PROBLEM DETAILS – Within the data below, state how many lines contain the string "cudaMemcpyAsync". Provide the number only.
[Opening MATERIAL PROVIDED section]
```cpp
typedef struct unet_bwd_stats {
  const float* y;
  const float* mean;
  const float* rstd;
  const float* gamma;
  const float* beta;
  const float* mask;
  float slope;
  void* partial;
  size_t partial_bytes;
  int tiles_out;
} unet_bwd_stats;
int unet_conv3x3_bwd_data_bs(const float* dy, const float* wd, int Cin_total, int ci_offset,
                             float* dx, int N, int H, int W, int Cout, int Ccols, int stride,
                             int accumulate, unet_bwd_stats* bs, unet_stream_t stream);
int unet_conv3x3_bwd_data_bs_b16(const uint16_t* dy, const float* wd, int Cin_total, int ci_offset,
                                 uint16_t* dx, int N, int H, int W, int Cout, int Ccols, int stride,
                                 int accumulate, unet_bwd_stats* bs, unet_stream_t stream);
int unet_conv3x3_bwd_data_bs_bf16x3(const float* dy, const float* wd, const uint16_t* wd3,
                                    int Cin_total, int ci_offset, float* dx, int N, int H, int W,
                                    int Cout, int Ccols, int stride, int accumulate,
                                    unet_bwd_stats* bs, unet_stream_t stream);
int unet_conv3x3_up_bwd_data_bs(const float* D, const float* wd, int Cin_total, int ci_offset,
                                float* g, int N, int h, int w, int Cout, int Ccols, int accumulate,
                                unet_bwd_stats* bs, unet_stream_t stream);
int unet_conv_wino_supported(int N, int H, int W, int C0, int C1, int Cout);
int unet_set_c32_winograd(int on);
// ... 27 lines not shown
int unet_instnorm_lrelu_drop_bwd_partials(const float* ga, const float* y, const float* mean,
                                          const float* rstd, const float* gamma,
                                          const float* beta, const float* mask, float slope,
                                          float* dy, float* dgamma, float* dbeta, float* dbias,
                                          const void* partial, int tiles, void* workspace,
                                          size_t workspace_bytes, int N, int HW, int C,
                                          unet_stream_t stream);
int unet_instnorm_lrelu_drop_bwd_partials_b16(const uint16_t* ga, const uint16_t* y,
                                              const float* mean, const float* rstd,
                                              const float* gamma, const float* beta,
                                              const float* mask, float slope, uint16_t* dy,
                                              float* dgamma, float* dbeta, float* dbias,
                                              const void* partial, int tiles, void* workspace,
                                              size_t workspace_bytes, int N, int HW, int C,
                                              unet_stream_t stream);

int unet_conv_in_fwd_b16(const unet_act_src* s0, const unet_act_src* s1, float slope,
                         const float* w, const float* bias, int ksize, int stride, uint16_t* y,
                         void* workspace, size_t workspace_bytes, int* stats_px_out, int N, int H,
                         int W, int Cout, unet_stream_t stream);
int unet_conv_in_fwd_b16_wb(const unet_act_src* s0, const unet_act_src* s1, float slope,
                            const float* w, const uint16_t* wb, const float* bias, int ksize,
                            int stride, uint16_t* y, void* workspace, size_t workspace_bytes,
                            int* stats_px_out, int N, int H, int W, int Cout, unet_stream_t stream);
int unet_conv3x3_bwd_data_bs_b16_wb(const uint16_t* dy, const float* wd, const uint16_t* wdb,
                                    int Cin_total, int ci_offset, uint16_t* dx, int N, int H,
                                    int W, int Cout, int Ccols, int stride, int accumulate,
                                    unet_bwd_stats* bs, unet_stream_t stream);
int unet_conv_in_stats_finalize_b16(const uint16_t* y, void* workspace, size_t workspace_bytes,
                                    int stats_px, const float* gamma, const float* beta, float eps,
// ... 97 lines not shown
```

### unet-implementations_amd/_lib.py

```python
import ctypes
import os
import subprocess

_HERE = os.path.dirname(os.path.abspath(__file__))
LIB_PATH = os.environ.get("UNET_HIP_LIB") or os.path.join(_HERE, "libunet_hip.so")
CSRC = os.path.join(_HERE, "csrc")

ABI_VERSION = 11

_c = ctypes
_p = _c.c_void_p
_i = _c.c_int
_f = _c.c_float
_sz = _c.c_size_t
_i64 = _c.c_int64



class ActSrc(ctypes.Structure):
    _fields_ = [("x", _p), ("C", _i), ("alpha", _p), ("beta", _p)]


_ps = _c.POINTER(ActSrc)


class BwdStats(ctypes.Structure):
    _fields_ = [("y", _p), ("mean", _p), ("rstd", _p), ("gamma", _p), ("beta", _p), ("mask", _p),
                ("slope", _f), ("partial", _p), ("partial_bytes", _sz), ("tiles_out", _i)]


_pbs = _c.POINTER(BwdStats)
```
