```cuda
template <bool WIDE>
__device__ __forceinline__ void sample_phase(const Phase& ph, const LaunchParams& p, unsigned char* smem_base, uint32_t ep, int pidx,
                             const int* frame_done) {
  const Smem sm = carve_smem(smem_base, p);
  const SampleScratch sc = sample_scratch(sm.scratch);
  const int Ht = p.stacks[ST_TALKER].hidden;
  const int ncb = p.n_code_groups - 1;
  const uint32_t ep_in = ep - 1;
  if ((int)blockIdx.x >= (p.mode == MODE_PREFILL ? 1 : p.n_rows) && threadIdx.x == 0 && ph.skind != SMP_PRED && ph.skind != SMP_PRED_ONLY)
    __threadfence();
  for (int b = blockIdx.x; b < (p.mode == MODE_PREFILL ? 1 : p.n_rows); b += gridDim.x) {
    prof_mark(p, pidx, 0);
    cbar_sync();
    const int slot = p.stream0 + b;
    StreamState* st = p.st + slot;
// ... 1 lines not shown
    LLWord* pin = reinterpret_cast<LLWord*>(p.bufs[p.has_s2m ? BUF_PIN : BUF_PX]);
    const int ldpin = p.ld[p.has_s2m ? BUF_PIN : BUF_PX];
    const LLWord* lgbuf = reinterpret_cast<const LLWord*>(p.bufs[BUF_LOGITS]);
    if (ph.skind == SMP_PRED || ph.skind == SMP_PRED_ONLY) {
      const int i = ph.aux;
      const int Vp = p.stacks[ST_PRED].vocab;
      const int lrow = (ph.flags & F_ROWS2) ? 2 * b + 1 : b;
      const LLWord* lg = lgbuf + (size_t)lrow * p.ld[BUF_LOGITS];
      if (p.pred_logits_all) {
        for (int v = threadIdx.x; v < (Vp >> 1); v += kConsumerThreads) {
          const uint32_t pay = ll_wait(lg + v, ep_in, p, pidx);
          p.pred_logits_all[(size_t)i * Vp + 2 * v] = bf_lo(pay);
          p.pred_logits_all[(size_t)i * Vp + 2 * v + 1] = bf_hi(pay);
        }
      }
      const bool own = p.spol != nullptr && __ldcg(&p.spol[slot].on) != 0;
      const unsigned long long seed = own ? __ldcg(&p.spol[slot].pol.seed) : p.pol.seed;
      SampleArgs a;
      a.V = Vp; a.do_sample = p.sub.do_sample; a.top_k = p.sub.top_k; a.top_p = p.sub.top_p;
      a.temperature = p.sub.temperature; a.rep_pen = 1.0f; a.seen = nullptr; a.suppress_start = Vp; a.eos = -1;
      a.suppress_eos = 0; a.round_bf16 = 1; a.seed = seed ^ (0x9E3779B97F4A7C15ull * (unsigned long long)(own ? 1 : slot + 1));
      a.draw = __ldcg(&st->draws) + (unsigned long long)(i + 1);
      a.next_emb = p.pred_embeds[i]; a.emb_row_bytes = Ht * 2;
      const int tok = sample_ll(lg, ep_in, p, pidx, a, sm.scratch);
      FQ3_ASSERT(tok >= 0 && tok < Vp, pidx, 100000 + tok);
      if (threadIdx.x == 0) st->cur_codes[i + 1] = tok;
      if (i + 1 < ncb) {
        publish_row(pin + (size_t)b * ldpin, p.pred_embeds[i] + (size_t)tok * Ht, Ht, ep);
      } else if (ph.skind == SMP_PRED) {
        const int nfr = __ldcg(&st->n_frames);
        const int c0 = __ldcg(&st->token);
        if (!done) {
          if (threadIdx.x < p.n_code_groups && nfr < p.max_frames) {
            const int code = (threadIdx.x == 0) ? c0 : (threadIdx.x == ncb ? tok : __ldcg(&st->cur_codes[threadIdx.x]));
            st->codes[(size_t)nfr * p.n_code_groups + threadIdx.x] = code;
          }
          if (threadIdx.x == 0) {
            st->n_frames = nfr + 1;
            st->seen[c0] = 1;
            st->draws = __ldcg(&st->draws) + 32ull;
          }
        }
        cbar_sync();
        const int gs = __ldcg(&st->gen_step);
        const int ntr = __ldcg(&st->n_trailing);
        const bf16* text = (gs < ntr) ? st->trailing + (size_t)gs * Ht : st->pad_embed;
        LLWord* tx = reinterpret_cast<LLWord*>(p.bufs[BUF_TX]) + (size_t)b * p.ld[BUF_TX];
        const uint32_t* ce = reinterpret_cast<const uint32_t*>(p.codec_embed + (size_t)c0 * Ht);
        const uint32_t* tx32 = reinterpret_cast<const uint32_t*>(text);
        for (int c = threadIdx.x; c < (Ht >> 1); c += kConsumerThreads) {
// ... 409 lines not shown
```

Before: 46.12.

## Precompute predictor layer-0 QKV per codebook token and skip that GEMV

At engine creation, builds a table holding the predictor's layer-0 QKV projection for every codebook embedding row. During decode the sampler publishes the table row for the chosen token straight into the QKV buffer, and the layer-0 QKV GEMV phase is removed for codebooks after the first. The following phase now waits on an epoch two steps back for its residual. This trades extra device memory and a one-time build for one fewer weight-streaming GEMV and phase barrier per codebook step. It also tightens the epoch and ordering assumptions between the sampler and the next phase.

```diff
diff --git a/include/fq3.h b/include/fq3.h
--- a/include/fq3.h
+++ b/include/fq3.h
@@ -112,6 +112,7 @@
 int fq3_clear_fault(fq3_engine* e, void* stream);
 int fq3_debug_set_epoch(fq3_engine* e, uint32_t epoch);
 int fq3_debug_read_talker_logits(fq3_engine* e, int stream_idx, void* out_f32, void* stream);
+int fq3_debug_read_pred_qkv_table(fq3_engine* e, int codebook, int token, void* out_bf16, void* stream);
 int fq3_get_status(fq3_engine* e, int stream_idx, fq3_status* out, void* stream);
 int fq3_read_codes(fq3_engine* e, int stream_idx, int first_frame, int n, int32_t* codes_out, void* stream);
 int fq3_last_hidden(fq3_engine* e, int row, void* out_bf16, void* stream);
diff --git a/qwen3_tts_cuda_graphs_b200/_lib.py b/qwen3_tts_cuda_graphs_b200/_lib.py
--- a/qwen3_tts_cuda_graphs_b200/_lib.py
+++ b/qwen3_tts_cuda_graphs_b200/_lib.py
@@ -81,6 +81,7 @@
     "fq3_clear_fault": (C.c_int, [_P, _P]),
     "fq3_debug_set_epoch": (C.c_int, [_P, C.c_uint32]),
     "fq3_debug_read_talker_logits": (C.c_int, [_P, C.c_int, _P, _P]),
+    "fq3_debug_read_pred_qkv_table": (C.c_int, [_P, C.c_int, C.c_int, _P, _P]),
     "fq3_get_status": (C.c_int, [_P, C.c_int, C.POINTER(Status), _P]),
     "fq3_read_codes": (C.c_int, [_P, C.c_int, C.c_int, C.c_int, C.POINTER(C.c_int32), _P]),
     "fq3_last_hidden": (C.c_int, [_P, C.c_int, _P, _P]),
diff --git a/qwen3_tts_cuda_graphs_b200/csrc/fq3_api.cu b/qwen3_tts_cuda_graphs_b200/csrc/fq3_api.cu
--- a/qwen3_tts_cuda_graphs_b200/csrc/fq3_api.cu
+++ b/qwen3_tts_cuda_graphs_b200/csrc/fq3_api.cu
@@ -85,6 +85,8 @@
   uint32_t epoch = 1;
   int lin_words = 0;
   unsigned long long watchdog_ns = 4000000000ull;
+  bool qkv_table = false;
+  bf16* pred_qkv_table = nullptr;
   std::vector<void*> owned;
 };
 
@@ -168,6 +170,7 @@
 void push_predictor(std::vector<Phase>& v, fq3_engine* e, bool only) {
   for (int i = 0; i < e->ncb; ++i) {
     const bool r2 = (i == 0);
+    const size_t at = v.size();
     if (e->desc.has_s2m) {
       Phase p{};
       p.type = PH_GEMV; p.stack = ST_PRED; p.aux = (uint8_t)i; p.flags = F_BIAS | F_L2_KEEP | (r2 ? F_ROWS2 : 0);
@@ -177,6 +180,10 @@
       v.push_back(p);
     }
     for (int l = 0; l < e->pr.d.n_layers; ++l) push_layer(e, v, e->pr, ST_PRED, l, r2, (uint8_t)i, true);
+    if (e->qkv_table && i > 0) {
+      v.erase(v.begin() + at);
+      v[at + 1].flags |= F_RES_WAIT;
+    }
     Phase h{};
     h.type = PH_GEMV; h.stack = ST_PRED; h.aux = (uint8_t)i;
     h.flags = F_PRENORM | F_OUT_F32 | F_L2_KEEP | (r2 ? F_ROWS2 : 0);
@@ -307,6 +314,7 @@
   p.codec_embed = reinterpret_cast<const bf16*>(p.arena + e->desc.codec_embed_off);
   for (int i = 0; i < e->ncb; ++i) p.pred_embeds[i] = reinterpret_cast<const bf16*>(p.arena + e->pred_embed_offs[i]);
   p.pred_logits_all = nullptr;
+  p.pred_qkv_table = e->pred_qkv_table;
   p.pos_override = -1;
   p.watchdog_ns = e->watchdog_ns;
   p.debug = (16 << 16) | 32;
@@ -468,6 +476,42 @@
     e->in_wpin[i] = to_wpin ? 1 : 0;
   }
   return 0;
+}
+
+int build_pred_qkv_table(fq3_engine* e) {
+  const int Ht = e->tk.d.hidden, Vp = e->pr.d.vocab, qkv = e->pr.qkvdim(), ntab = e->ncb - 1;
+  size_t q0 = 0;
+  while (q0 < e->h_frames.size() && !(e->h_frames[q0].type == PH_GEMV && e->h_frames[q0].stack == ST_PRED)) ++q0;
+  if (q0 == e->h_frames.size() || e->h_frames[q0].out_buf != BUF_PQKV || e->h_frames[q0].in_buf != BUF_PX)
+    return fail(FQ3_E_INVALID, "layer-0 qkv phase of the predictor not found");
+  Phase ph = e->h_frames[q0];
+  ph.flags &= (uint16_t)~F_ROWS2;
+  ph.kind = 0;
+  Phase* d_prog = nullptr;
+  if (dalloc(e, &d_prog, 1, false)) return -FQ3_E_CUDA;
+  CK(cudaMemcpy(d_prog, &ph, sizeof ph, cudaMemcpyHostToDevice));
+  if (dalloc(e, &e->pred_qkv_table, (size_t)ntab * Vp * qkv, false)) return -FQ3_E_CUDA;
+  const uint8_t* arena = reinterpret_cast<const uint8_t*>(e->desc.arena);
+  cudaStream_t s = 0;
+  for (int i = 0; i < ntab; ++i) {
+    const bf16* emb = reinterpret_cast<const bf16*>(arena + e->pred_embed_offs[i]);
+    for (int t0 = 0; t0 < Vp; t0 += kMaxRows) {
+      const int m = std::min(kMaxRows, Vp - t0);
+      if (int r = reserve_epochs(e, 3, s)) return r;
+      if (int r = pack_ll(e, BUF_PX, 0, emb + (size_t)t0 * Ht, Ht, m, Ht, s)) return r;
+      LaunchParams p{};
+      fill_common(e, p);
+      p.pred_qkv_table = nullptr;
+      p.prog = d_prog;
+      p.n_phases = 1;
+      p.mode = MODE_PREDICTOR;
+      p.n_rows = m;
+      if (int r = launch(e, p, &ph, s)) return r;
+      if (int r = unpack_bf16(e, e->pred_qkv_table + ((size_t)i * Vp + t0) * qkv, qkv, BUF_PQKV, 0, m, qkv, s)) return r;
+    }
+  }
+  CK(cudaDeviceSynchronize());
+  return check_device_fault(e);
 }
 
 int check_stack(const fq3_stack_desc& d, const char* name) {
@@ -624,6 +668,8 @@
                    (size_t)e->ncb * e->pr.d.vocab * e->pr.d.hidden * 2 + (desc->has_s2m ? (size_t)e->pr.d.hidden * e->tk.d.hidden * 2 : 0) +
                    1024 * (size_t)(8 * (e->tk.d.n_layers + e->pr.d.n_layers) + e->ncb + 8);
   if (dalloc(e, &e->tiled, e->tiled_bytes, false)) return -FQ3_E_CUDA;
+  const char* tq = getenv("FQ3_PRED_QKV_TABLE");
+  e->qkv_table = !desc->has_s2m && e->ncb > 1 && !(tq && atoi(tq) == 0);
   std::vector<Phase>& v = e->h_frames;
   push_predictor(v, e, false);
   push_talker(v, e, false);
@@ -671,6 +717,8 @@
   if (upload(e, e->h_frames, &e->d_frames) || upload(e, e->h_pred, &e->d_pred) || upload(e, e->h_talker, &e->d_talker) ||
       upload(e, e->h_prefill, &e->d_prefill))
     return fail(FQ3_E_CUDA, "program upload / weight tiling (matrix rows must be a multiple of 8)");
+  if (e->qkv_table)
+    if (int r = build_pred_qkv_table(e)) return r;
   if (dalloc(e, &e->d_linear, 1)) return -FQ3_E_CUDA;
   CK(cudaDeviceSynchronize());
   return 0;
@@ -1042,6 +1090,7 @@
       p.n_phases = e->n_wide_ph;
       p.mode = MODE_FRAMES;
       p.wide = 1;
+      p.pred_qkv_table = nullptr;
       p.n_rows = n;
       p.stream0 = s0;
       p.n_iters = n_frames;
@@ -1139,6 +1188,16 @@
   CK(cudaMemcpyAsync(codes_out, e->h_st[idx].codes + (size_t)first * g, (size_t)n * g * 4, cudaMemcpyDeviceToHost,
                      (cudaStream_t)stream));
   CK(cudaStreamSynchronize((cudaStream_t)stream));
+  return 0;
+}
+
+int fq3_debug_read_pred_qkv_table(fq3_engine* e, int codebook, int token, void* out_bf16, void* stream) {
+  if (!e || !out_bf16) return fail(FQ3_E_INVALID, "bad arguments");
+  if (!e->pred_qkv_table) return fail(FQ3_E_UNSUPPORTED, "this engine has no predictor q/k/v table (small_to_mtp model or FQ3_PRED_QKV_TABLE=0)");
+  if (codebook < 0 || codebook >= e->ncb - 1 || token < 0 || token >= e->pr.d.vocab) return fail(FQ3_E_INVALID, "row out of range");
+  const size_t qkv = (size_t)e->pr.qkvdim();
+  CK(cudaMemcpyAsync(out_bf16, e->pred_qkv_table + ((size_t)codebook * e->pr.d.vocab + token) * qkv, qkv * 2, cudaMemcpyDeviceToDevice,
+                     (cudaStream_t)stream));
   return 0;
 }
 
diff --git a/qwen3_tts_cuda_graphs_b200/csrc/fq3_common.cuh b/qwen3_tts_cuda_graphs_b200/csrc/fq3_common.cuh
--- a/qwen3_tts_cuda_graphs_b200/csrc/fq3_common.cuh
+++ b/qwen3_tts_cuda_graphs_b200/csrc/fq3_common.cuh
@@ -61,7 +61,8 @@
   F_SILU = 1024,
   F_PASS0A = 2048,
   F_WPIN_B = 4096,
-  F_IN_PREV = 8192
+  F_IN_PREV = 8192,
+  F_RES_WAIT = 16384
 };
 
 struct __align__(16) Phase {
@@ -197,6 +198,7 @@
   const bf16* codec_embed;
   const bf16* pred_embeds[32];
   float* pred_logits_all;
+  const bf16* pred_qkv_table;
   const void* lin_W;
   const void* lin_gamma;
   const void* lin_bias;
diff --git a/qwen3_tts_cuda_graphs_b200/csrc/fq3_kernel.cuh b/qwen3_tts_cuda_graphs_b200/csrc/fq3_kernel.cuh
--- a/qwen3_tts_cuda_graphs_b200/csrc/fq3_kernel.cuh
+++ b/qwen3_tts_cuda_graphs_b200/csrc/fq3_kernel.cuh
@@ -555,6 +555,11 @@
   }
   return make_float2(((P0[0] + P0[1]) + (P0[2] + P0[3])) + ((P0[4] + P0[5]) + (P0[6] + P0[7])),
                      ((P1[0] + P1[1]) + (P1[2] + P1[3])) + ((P1[4] + P1[5]) + (P1[6] + P1[7])));
+}
+
+__device__ __forceinline__ uint32_t res_word(const LLWord* ptr, uint32_t flags, uint32_t ep, const LaunchParams& p, int pidx) {
+  const LLWord w = ll_ld(ptr);
+  return (flags & F_RES_WAIT) ? ll_check(w, ptr, ep - 2u, p, pidx) : w.x;
 }
 
 template <bool PROF>
@@ -625,7 +630,7 @@
   uint32_t res0 = 0u, bias0 = 0u;
   const bool g_ok0 = w_act && gi < sb.g;
   if (f_lane && g_ok0 && f_word < n_words) {
-    if (flags & F_RESID) res0 = ll_ld(resp + (size_t)g8 * ldres + f_word).x;
+    if (flags & F_RESID) res0 = res_word(resp + (size_t)g8 * ldres + f_word, flags, ep, p, pidx);
     if (flags & F_BIAS) bias0 = __ldg(biasp + f_word);
   }
   RingCur my = cur0;
@@ -868,7 +873,7 @@
       if (r != 0) {
         f_word = (sb.grp0 + gi) * wpgrp + f_sub;
         if (f_lane && f_word < n_words) {
-          if (flags & F_RESID) res0 = ll_ld(resp + (size_t)g8 * ldres + f_word).x;
+          if (flags & F_RESID) res0 = res_word(resp + (size_t)g8 * ldres + f_word, flags, ep, p, pidx);
           if (flags & F_BIAS) bias0 = __ldg(biasp + f_word);
         }
       }
@@ -2389,6 +2394,21 @@
 __device__ __forceinline__ void publish_row(LLWord* dst, const bf16* src, int n, uint32_t ep) {
   for (int c = threadIdx.x; c < (n >> 1); c += kConsumerThreads) ll_st(dst + c, __ldg(reinterpret_cast<const uint32_t*>(src) + c), ep);
 }
+__device__ __noinline__ void publish_row16(LLWord* dst, const bf16* src, int n, uint32_t ep) {
+  const uint4* s4 = reinterpret_cast<const uint4*>(src);
+  const int q = n >> 3;
+  for (int c = threadIdx.x; c < q; c += 2 * kConsumerThreads) {
+    const int c1 = c + kConsumerThreads;
+    const uint4 v0 = __ldg(s4 + c);
+    const uint4 v1 = (c1 < q) ? __ldg(s4 + c1) : make_uint4(0u, 0u, 0u, 0u);
+    ll_st2(dst + 4 * c, v0.x, v0.y, ep);
+    ll_st2(dst + 4 * c + 2, v0.z, v0.w, ep);
+    if (c1 < q) {
+      ll_st2(dst + 4 * c1, v1.x, v1.y, ep);
+      ll_st2(dst + 4 * c1 + 2, v1.z, v1.w, ep);
+    }
+  }
+}
 __device__ __noinline__ void publish_held_row(LLWord* dst, const bf16* src, int n, uint32_t ep) {
   for (int c = threadIdx.x; c < (n >> 1); c += kConsumerThreads) ll_st(dst + c, __ldcg(reinterpret_cast<const uint32_t*>(src) + c), ep);
 }
@@ -2436,10 +2456,13 @@
       a.suppress_eos = 0; a.round_bf16 = 1; a.seed = seed ^ (0x9E3779B97F4A7C15ull * (unsigned long long)(own ? 1 : slot + 1));
       a.draw = __ldcg(&st->draws) + (unsigned long long)(i + 1);
       a.next_emb = p.pred_embeds[i]; a.emb_row_bytes = Ht * 2;
+      const bf16* tab = (p.pred_qkv_table && i + 1 < ncb) ? p.pred_qkv_table + (size_t)i * Vp * (2 * p.ld[BUF_PQKV]) : nullptr;
       const int tok = sample_ll(lg, ep_in, p, pidx, a, sm.scratch);
       FQ3_ASSERT(tok >= 0 && tok < Vp, pidx, 100000 + tok);
       if (threadIdx.x == 0) st->cur_codes[i + 1] = tok;
       if (i + 1 < ncb) {
+        if (tab) publish_row16(reinterpret_cast<LLWord*>(p.bufs[BUF_PQKV]) + (size_t)b * p.ld[BUF_PQKV], tab + (size_t)tok * (2 * p.ld[BUF_PQKV]),
+                               2 * p.ld[BUF_PQKV], ep);
         publish_row(pin + (size_t)b * ldpin, p.pred_embeds[i] + (size_t)tok * Ht, Ht, ep);
       } else if (ph.skind == SMP_PRED) {
         const int nfr = __ldcg(&st->n_frames);
```

Result: faster. 46.61 (median of 6 runs) (+1.1%).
[Closing MATERIAL PROVIDED section]
RESULT BELOW – 2